constexpr int OWNL_SPAN = 2048;
constexpr u32 OWNL_MAX_WORLD = 64;
struct OwnerBases { u64 b[OWNL_MAX_WORLD]; };
__device__ inline bool window_starts_at(const u32* __restrict__ mread, const u64* __restrict__ roff, u64 i, u64 i1, u32 k) {
    if (i >= i1) return false;
    const u32 slot = mread[i];
    const u64 rs = roff[slot], re = roff[slot + 1];
    return re - rs > k && i + k <= re;
}
constexpr u32 OWNL_LDS_MAX_K = 1024;
__global__ __launch_bounds__(256) void owner_bins_kernel(const u64* __restrict__ mh, const u32* __restrict__ mread, const u64* __restrict__ roff, u64 i0, u64 i1, u32 k, u64 mul,
                                                         unsigned long long* __restrict__ hist) {
    extern __shared__ u64 sh_min[];
    const u64 b0 = i0 + (u64)blockIdx.x * OWNL_SPAN;
    const bool staged = k <= OWNL_LDS_MAX_K;
    OwnerCodes oc{}; oc.mul = mul;
    const u16* cur = nullptr; u32 p = 1;
    if (staged) { u16* const ca = (u16*)sh_min; cur = span_min_codes([&](u32 t) { return mh[b0 + t]; }, [&](u32 t) { return b0 + t < i1; }, OWNL_SPAN + k - 1, k, oc, ca, ca + (OWNL_SPAN + k), p); }
    const int lane = threadIdx.x & 63;
#pragma unroll 1
    for (int u = 0; u < OWNL_SPAN / 256; ++u) {
        const u32 li = u * 256 + threadIdx.x;
        const u64 i = b0 + li;
        u32 bin = 0xFFFFFFFFu;
        if (window_starts_at(mread, roff, i, i1, k)) {
            if (staged) { const u16 x = cur[li], y = cur[li + k - p]; bin = x < y ? x : y; }
            else { u64 m = mh[i]; for (u32 j = 1; j < k; ++j) { const u64 x = mh[i + j]; m = x < m ? x : m; } bin = owner_code(m, oc); }
        }
        for (u64 todo = __ballot(bin != 0xFFFFFFFFu); todo;) {
            const u32 bb = (u32)__shfl((int)bin, __ffsll((unsigned long long)todo) - 1, 64);
            const u64 mm = __ballot(bin == bb);
            if (bin == bb && (mm & ((1ull << lane) - 1)) == 0) atomicAdd(&hist[bb], (unsigned long long)__popcll(mm));
            todo &= ~mm;
        }
    }
}
void launch_owner_bins(const u64* mh, const u32* mread, const u64* roff, u64 i0, u64 i1, u32 k, u64 mul, u64* hist, hipStream_t s) {
    const size_t lds = k <= OWNL_LDS_MAX_K ? 2 * ((size_t)OWNL_SPAN + k) * sizeof(u16) : 0;
    if (i1 > i0) hipLaunchKernelGGL(owner_bins_kernel, dim3((unsigned)((i1 - i0 + OWNL_SPAN - 1) / OWNL_SPAN)), dim3(256), lds, s, mh, mread, roff, i0, i1, k, mul, (unsigned long long*)hist);
}
__global__ __launch_bounds__(256) void owner_list_count_kernel(const u64* __restrict__ mh, const u32* __restrict__ mread, const u64* __restrict__ roff, u64 i0, u64 i1,
                                                               u32 k, u32 world, const u64* thr, u32* __restrict__ blk_cnt, u8* __restrict__ owner_of) {
    extern __shared__ u64 sh_min[];
    __shared__ u32 hist[OWNL_MAX_WORLD];
    if (threadIdx.x < world) hist[threadIdx.x] = 0;
    const u64 b0 = i0 + (u64)blockIdx.x * OWNL_SPAN;
    const OwnerSpec os{world, thr};
    const bool staged = k <= OWNL_LDS_MAX_K && thr != nullptr && world > 1;
    OwnerCodes oc{}; const u16* cur = nullptr; u32 p = 1;
    if (staged) {
        oc = owner_codes_of(os);
        u16* const ca = (u16*)sh_min;
        cur = span_min_codes([&](u32 t) { return mh[b0 + t]; }, [&](u32 t) { return b0 + t < i1; }, OWNL_SPAN + k - 1, k, oc, ca, ca + (OWNL_SPAN + k), p);
    } else __syncthreads();
#pragma unroll
    for (int u = 0; u < OWNL_SPAN / 256; ++u) {
        const u32 li = u * 256 + threadIdx.x;
        const u64 i = b0 + li;
        u32 o = 0xFFu;
        if (window_starts_at(mread, roff, i, i1, k)) {
            if (staged) { const u16 x = cur[li], y = cur[li + k - p]; o = owner_of_code(x < y ? x : y, oc); }
            else o = window_owner(mh + i, k, os);
            atomicAdd(&hist[o], 1u);
        }
        if (i < i1) owner_of[i - i0] = (u8)o;
    }
    __syncthreads();
    if (threadIdx.x < world) blk_cnt[(size_t)blockIdx.x * world + threadIdx.x] = hist[threadIdx.x];
}
__global__ __launch_bounds__(256) void owner_list_write_kernel(const u64* __restrict__ mh, const u32* __restrict__ mread, const u64* __restrict__ roff, u64 i0, u64 i1,
                                                               u32 k, u32 world, const u64* thr, u32 slot0, const u64* __restrict__ blk_off, OwnerBases bases, u32* __restrict__ list,
                                                               const u8* __restrict__ owner_of, u32 direct_owner, u32* __restrict__ direct_dst) {
    constexpr int NG = OWNL_SPAN / 64;
    __shared__ u32 grp[NG][OWNL_MAX_WORLD];
    for (int t = threadIdx.x; t < NG * (int)OWNL_MAX_WORLD; t += 256) ((u32*)grp)[t] = 0;
    __syncthreads();
    const u64 b0 = i0 + (u64)blockIdx.x * OWNL_SPAN;
    const int lane = threadIdx.x & 63, wv = threadIdx.x >> 6;
    constexpr u32 NONE = 0xFFFFFFFFu;
    u32 own[OWNL_SPAN / 256], rank[OWNL_SPAN / 256], slot_of[OWNL_SPAN / 256];
#pragma unroll
    for (int u = 0; u < OWNL_SPAN / 256; ++u) {
        const u64 i = b0 + u * 256 + threadIdx.x;
        u32 o = NONE, slot = 0;
        if (i < i1) { const u32 ob = owner_of[i - i0]; if (ob != 0xFFu) { o = ob; slot = mread[i]; } }
        u32 r = 0;
        for (u64 todo = __ballot(o != NONE); todo;) {
            const u32 oo = (u32)__shfl((int)o, __ffsll((unsigned long long)todo) - 1, 64);
            const u64 m = __ballot(o == oo);
            if (o == oo) { r = (u32)__popcll(m & ((1ull << lane) - 1)); if (r == 0) grp[u * 4 + wv][oo] = (u32)__popcll(m); }
            todo &= ~m;
        }
        own[u] = o; rank[u] = r; slot_of[u] = slot;
    }
    __syncthreads();
    if (threadIdx.x < world) { u32 run = 0; for (int g = 0; g < NG; ++g) { const u32 c = grp[g][threadIdx.x]; grp[g][threadIdx.x] = run; run += c; } }
    __syncthreads();
#pragma unroll
    for (int u = 0; u < OWNL_SPAN / 256; ++u) {
        const u32 o = own[u];
        if (o == NONE || (o == direct_owner && !direct_dst)) continue;
        const u64 i = b0 + u * 256 + threadIdx.x;
        const u64 at = blk_off[(size_t)blockIdx.x * world + o] + grp[u * 4 + wv][o] + rank[u];
        uint2* const e = o == direct_owner ? (uint2*)direct_dst + at : (uint2*)list + (bases.b[o] + at);
        *e = make_uint2((u32)(i - i0), slot_of[u] - slot0);
    }
}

--------

| EXERCISE |
Restate word for word the lines in the material above from the one with "u32 own[OWNL_SPAN /" to the one with "const u64 m = __ballot(o == oo);"; both of those lines count, and nothing else does.

| EXPECTED OUTPUT |
    u32 own[OWNL_SPAN / 256], rank[OWNL_SPAN / 256], slot_of[OWNL_SPAN / 256];
#pragma unroll
    for (int u = 0; u < OWNL_SPAN / 256; ++u) {
        const u64 i = b0 + u * 256 + threadIdx.x;
        u32 o = NONE, slot = 0;
        if (i < i1) { const u32 ob = owner_of[i - i0]; if (ob != 0xFFu) { o = ob; slot = mread[i]; } }
        u32 r = 0;
        for (u64 todo = __ballot(o != NONE); todo;) {
            const u32 oo = (u32)__shfl((int)o, __ffsll((unsigned long long)todo) - 1, 64);
            const u64 m = __ballot(o == oo);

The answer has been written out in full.